* Instructions for the task
Please set down all of the data below verbatim.
──────────
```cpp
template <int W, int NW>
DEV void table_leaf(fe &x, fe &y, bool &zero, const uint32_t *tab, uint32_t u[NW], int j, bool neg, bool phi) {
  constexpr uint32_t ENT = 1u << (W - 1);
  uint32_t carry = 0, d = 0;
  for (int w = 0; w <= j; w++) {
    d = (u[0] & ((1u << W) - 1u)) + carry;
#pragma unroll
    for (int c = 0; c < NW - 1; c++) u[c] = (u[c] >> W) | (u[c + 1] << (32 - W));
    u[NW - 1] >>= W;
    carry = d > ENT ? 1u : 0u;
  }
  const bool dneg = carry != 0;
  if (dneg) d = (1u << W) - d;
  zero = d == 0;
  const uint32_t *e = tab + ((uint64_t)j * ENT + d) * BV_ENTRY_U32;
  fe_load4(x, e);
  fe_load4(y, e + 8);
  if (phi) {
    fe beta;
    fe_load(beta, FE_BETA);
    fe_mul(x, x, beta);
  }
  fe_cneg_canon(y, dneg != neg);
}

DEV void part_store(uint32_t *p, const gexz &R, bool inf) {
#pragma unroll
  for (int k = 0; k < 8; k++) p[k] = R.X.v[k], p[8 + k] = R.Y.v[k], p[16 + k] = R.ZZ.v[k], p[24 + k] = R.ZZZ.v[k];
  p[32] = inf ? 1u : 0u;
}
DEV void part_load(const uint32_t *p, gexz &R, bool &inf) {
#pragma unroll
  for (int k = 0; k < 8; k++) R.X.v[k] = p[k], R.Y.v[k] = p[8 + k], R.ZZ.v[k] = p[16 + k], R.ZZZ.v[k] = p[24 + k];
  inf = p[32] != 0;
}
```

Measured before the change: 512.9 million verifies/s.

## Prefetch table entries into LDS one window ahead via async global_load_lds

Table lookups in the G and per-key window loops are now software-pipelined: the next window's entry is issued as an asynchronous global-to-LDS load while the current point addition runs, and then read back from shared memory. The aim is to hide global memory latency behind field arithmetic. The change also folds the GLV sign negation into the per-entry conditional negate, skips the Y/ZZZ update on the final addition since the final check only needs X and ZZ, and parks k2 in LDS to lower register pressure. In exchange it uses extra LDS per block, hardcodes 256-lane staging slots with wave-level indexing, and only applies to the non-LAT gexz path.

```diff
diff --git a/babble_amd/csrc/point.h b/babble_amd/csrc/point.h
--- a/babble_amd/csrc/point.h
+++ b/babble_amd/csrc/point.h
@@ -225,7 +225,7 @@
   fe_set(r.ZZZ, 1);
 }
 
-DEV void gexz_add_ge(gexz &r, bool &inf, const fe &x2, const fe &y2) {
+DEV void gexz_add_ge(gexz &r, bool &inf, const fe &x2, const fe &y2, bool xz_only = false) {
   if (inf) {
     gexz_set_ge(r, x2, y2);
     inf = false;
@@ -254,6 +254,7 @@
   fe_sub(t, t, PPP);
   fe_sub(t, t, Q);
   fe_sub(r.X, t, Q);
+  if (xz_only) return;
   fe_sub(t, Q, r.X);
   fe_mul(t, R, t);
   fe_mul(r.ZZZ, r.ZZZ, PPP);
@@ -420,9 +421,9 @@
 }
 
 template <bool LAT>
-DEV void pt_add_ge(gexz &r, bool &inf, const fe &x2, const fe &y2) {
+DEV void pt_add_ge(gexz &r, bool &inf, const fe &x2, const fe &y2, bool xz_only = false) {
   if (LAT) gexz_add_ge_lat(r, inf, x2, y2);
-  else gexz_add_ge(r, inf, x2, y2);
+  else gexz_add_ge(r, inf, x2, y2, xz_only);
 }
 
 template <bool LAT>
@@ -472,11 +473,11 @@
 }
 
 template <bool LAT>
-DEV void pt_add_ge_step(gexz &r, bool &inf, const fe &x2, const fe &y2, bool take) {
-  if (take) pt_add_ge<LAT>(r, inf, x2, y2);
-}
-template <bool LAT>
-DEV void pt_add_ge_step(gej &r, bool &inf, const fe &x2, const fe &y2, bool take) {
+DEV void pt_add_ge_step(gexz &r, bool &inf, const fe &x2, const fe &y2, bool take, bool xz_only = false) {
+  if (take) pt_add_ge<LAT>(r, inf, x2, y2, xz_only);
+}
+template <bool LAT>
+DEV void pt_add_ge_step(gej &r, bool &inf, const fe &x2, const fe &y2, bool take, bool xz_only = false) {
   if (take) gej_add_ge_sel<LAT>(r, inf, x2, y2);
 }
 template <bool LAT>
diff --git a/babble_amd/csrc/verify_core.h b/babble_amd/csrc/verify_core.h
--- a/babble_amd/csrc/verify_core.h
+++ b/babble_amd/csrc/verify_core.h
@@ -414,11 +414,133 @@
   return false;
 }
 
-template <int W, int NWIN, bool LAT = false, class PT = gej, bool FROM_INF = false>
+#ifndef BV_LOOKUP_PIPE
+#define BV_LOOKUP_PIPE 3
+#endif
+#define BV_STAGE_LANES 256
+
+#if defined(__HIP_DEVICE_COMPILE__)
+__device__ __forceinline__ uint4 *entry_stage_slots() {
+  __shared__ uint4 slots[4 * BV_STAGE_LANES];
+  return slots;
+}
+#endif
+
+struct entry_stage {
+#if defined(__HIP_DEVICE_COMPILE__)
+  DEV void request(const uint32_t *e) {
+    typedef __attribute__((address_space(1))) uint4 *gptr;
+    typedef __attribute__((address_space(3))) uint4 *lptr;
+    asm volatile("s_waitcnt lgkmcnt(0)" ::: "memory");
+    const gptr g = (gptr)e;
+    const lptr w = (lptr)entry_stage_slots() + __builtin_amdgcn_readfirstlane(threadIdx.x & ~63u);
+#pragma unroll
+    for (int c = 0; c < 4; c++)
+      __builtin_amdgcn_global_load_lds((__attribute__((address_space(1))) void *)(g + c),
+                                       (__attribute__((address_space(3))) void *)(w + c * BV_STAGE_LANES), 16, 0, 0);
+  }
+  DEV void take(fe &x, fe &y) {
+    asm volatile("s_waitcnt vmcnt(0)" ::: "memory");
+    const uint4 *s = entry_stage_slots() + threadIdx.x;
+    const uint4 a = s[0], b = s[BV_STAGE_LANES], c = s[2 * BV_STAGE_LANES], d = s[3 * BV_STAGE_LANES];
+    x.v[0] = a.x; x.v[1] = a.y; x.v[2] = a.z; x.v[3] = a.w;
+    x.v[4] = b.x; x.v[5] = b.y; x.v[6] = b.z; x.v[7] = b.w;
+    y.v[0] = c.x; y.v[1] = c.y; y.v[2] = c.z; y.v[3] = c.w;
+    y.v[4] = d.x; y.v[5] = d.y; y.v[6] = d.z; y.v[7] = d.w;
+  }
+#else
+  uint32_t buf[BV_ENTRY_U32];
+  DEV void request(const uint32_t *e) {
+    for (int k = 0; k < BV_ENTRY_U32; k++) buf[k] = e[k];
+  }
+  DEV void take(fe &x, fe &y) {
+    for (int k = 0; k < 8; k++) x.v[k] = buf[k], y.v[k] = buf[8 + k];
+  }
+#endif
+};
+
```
──────────
* Your solution
```cpp
template <int W, int NW>
DEV void table_leaf(fe &x, fe &y, bool &zero, const uint32_t *tab, uint32_t u[NW], int j, bool neg, bool phi) {
  constexpr uint32_t ENT = 1u << (W - 1);
  uint32_t carry = 0, d = 0;
  for (int w = 0; w <= j; w++) {
    d = (u[0] & ((1u << W) - 1u)) + carry;
#pragma unroll
    for (int c = 0; c < NW - 1; c++) u[c] = (u[c] >> W) | (u[c + 1] << (32 - W));
    u[NW - 1] >>= W;
    carry = d > ENT ? 1u : 0u;
  }
  const bool dneg = carry != 0;
  if (dneg) d = (1u << W) - d;
  zero = d == 0;
  const uint32_t *e = tab + ((uint64_t)j * ENT + d) * BV_ENTRY_U32;
  fe_load4(x, e);
  fe_load4(y, e + 8);
  if (phi) {
    fe beta;
    fe_load(beta, FE_BETA);
    fe_mul(x, x, beta);
  }
  fe_cneg_canon(y, dneg != neg);
}

DEV void part_store(uint32_t *p, const gexz &R, bool inf) {
#pragma unroll
  for (int k = 0; k < 8; k++) p[k] = R.X.v[k], p[8 + k] = R.Y.v[k], p[16 + k] = R.ZZ.v[k], p[24 + k] = R.ZZZ.v[k];
  p[32] = inf ? 1u : 0u;
}
DEV void part_load(const uint32_t *p, gexz &R, bool &inf) {
#pragma unroll
  for (int k = 0; k < 8; k++) R.X.v[k] = p[k], R.Y.v[k] = p[8 + k], R.ZZ.v[k] = p[16 + k], R.ZZZ.v[k] = p[24 + k];
  inf = p[32] != 0;
}
```

Measured before the change: 512.9 million verifies/s.

## Prefetch table entries into LDS one window ahead via async global_load_lds

Table lookups in the G and per-key window loops are now software-pipelined: the next window's entry is issued as an asynchronous global-to-LDS load while the current point addition runs, and then read back from shared memory. The aim is to hide global memory latency behind field arithmetic. The change also folds the GLV sign negation into the per-entry conditional negate, skips the Y/ZZZ update on the final addition since the final check only needs X and ZZ, and parks k2 in LDS to lower register pressure. In exchange it uses extra LDS per block, hardcodes 256-lane staging slots with wave-level indexing, and only applies to the non-LAT gexz path.

```diff
diff --git a/babble_amd/csrc/point.h b/babble_amd/csrc/point.h
--- a/babble_amd/csrc/point.h
+++ b/babble_amd/csrc/point.h
@@ -225,7 +225,7 @@
   fe_set(r.ZZZ, 1);
 }
 
-DEV void gexz_add_ge(gexz &r, bool &inf, const fe &x2, const fe &y2) {
+DEV void gexz_add_ge(gexz &r, bool &inf, const fe &x2, const fe &y2, bool xz_only = false) {
   if (inf) {
     gexz_set_ge(r, x2, y2);
     inf = false;
@@ -254,6 +254,7 @@
   fe_sub(t, t, PPP);
   fe_sub(t, t, Q);
   fe_sub(r.X, t, Q);
+  if (xz_only) return;
   fe_sub(t, Q, r.X);
   fe_mul(t, R, t);
   fe_mul(r.ZZZ, r.ZZZ, PPP);
@@ -420,9 +421,9 @@
 }
 
 template <bool LAT>
-DEV void pt_add_ge(gexz &r, bool &inf, const fe &x2, const fe &y2) {
+DEV void pt_add_ge(gexz &r, bool &inf, const fe &x2, const fe &y2, bool xz_only = false) {
   if (LAT) gexz_add_ge_lat(r, inf, x2, y2);
-  else gexz_add_ge(r, inf, x2, y2);
+  else gexz_add_ge(r, inf, x2, y2, xz_only);
 }
 
 template <bool LAT>
@@ -472,11 +473,11 @@
 }
 
 template <bool LAT>
-DEV void pt_add_ge_step(gexz &r, bool &inf, const fe &x2, const fe &y2, bool take) {
-  if (take) pt_add_ge<LAT>(r, inf, x2, y2);
-}
-template <bool LAT>
-DEV void pt_add_ge_step(gej &r, bool &inf, const fe &x2, const fe &y2, bool take) {
+DEV void pt_add_ge_step(gexz &r, bool &inf, const fe &x2, const fe &y2, bool take, bool xz_only = false) {
+  if (take) pt_add_ge<LAT>(r, inf, x2, y2, xz_only);
+}
+template <bool LAT>
+DEV void pt_add_ge_step(gej &r, bool &inf, const fe &x2, const fe &y2, bool take, bool xz_only = false) {
   if (take) gej_add_ge_sel<LAT>(r, inf, x2, y2);
 }
 template <bool LAT>
diff --git a/babble_amd/csrc/verify_core.h b/babble_amd/csrc/verify_core.h
--- a/babble_amd/csrc/verify_core.h
+++ b/babble_amd/csrc/verify_core.h
@@ -414,11 +414,133 @@
   return false;
 }
 
-template <int W, int NWIN, bool LAT = false, class PT = gej, bool FROM_INF = false>
+#ifndef BV_LOOKUP_PIPE
+#define BV_LOOKUP_PIPE 3
+#endif
+#define BV_STAGE_LANES 256
+
+#if defined(__HIP_DEVICE_COMPILE__)
+__device__ __forceinline__ uint4 *entry_stage_slots() {
+  __shared__ uint4 slots[4 * BV_STAGE_LANES];
+  return slots;
+}
+#endif
+
+struct entry_stage {
+#if defined(__HIP_DEVICE_COMPILE__)
+  DEV void request(const uint32_t *e) {
+    typedef __attribute__((address_space(1))) uint4 *gptr;
+    typedef __attribute__((address_space(3))) uint4 *lptr;
+    asm volatile("s_waitcnt lgkmcnt(0)" ::: "memory");
+    const gptr g = (gptr)e;
+    const lptr w = (lptr)entry_stage_slots() + __builtin_amdgcn_readfirstlane(threadIdx.x & ~63u);
+#pragma unroll
+    for (int c = 0; c < 4; c++)
+      __builtin_amdgcn_global_load_lds((__attribute__((address_space(1))) void *)(g + c),
+                                       (__attribute__((address_space(3))) void *)(w + c * BV_STAGE_LANES), 16, 0, 0);
+  }
+  DEV void take(fe &x, fe &y) {
+    asm volatile("s_waitcnt vmcnt(0)" ::: "memory");
+    const uint4 *s = entry_stage_slots() + threadIdx.x;
+    const uint4 a = s[0], b = s[BV_STAGE_LANES], c = s[2 * BV_STAGE_LANES], d = s[3 * BV_STAGE_LANES];
+    x.v[0] = a.x; x.v[1] = a.y; x.v[2] = a.z; x.v[3] = a.w;
+    x.v[4] = b.x; x.v[5] = b.y; x.v[6] = b.z; x.v[7] = b.w;
+    y.v[0] = c.x; y.v[1] = c.y; y.v[2] = c.z; y.v[3] = c.w;
+    y.v[4] = d.x; y.v[5] = d.y; y.v[6] = d.z; y.v[7] = d.w;
+  }
+#else
+  uint32_t buf[BV_ENTRY_U32];
+  DEV void request(const uint32_t *e) {
+    for (int k = 0; k < BV_ENTRY_U32; k++) buf[k] = e[k];
+  }
+  DEV void take(fe &x, fe &y) {
+    for (int k = 0; k < 8; k++) x.v[k] = buf[k], y.v[k] = buf[8 + k];
+  }
+#endif
+};
+
```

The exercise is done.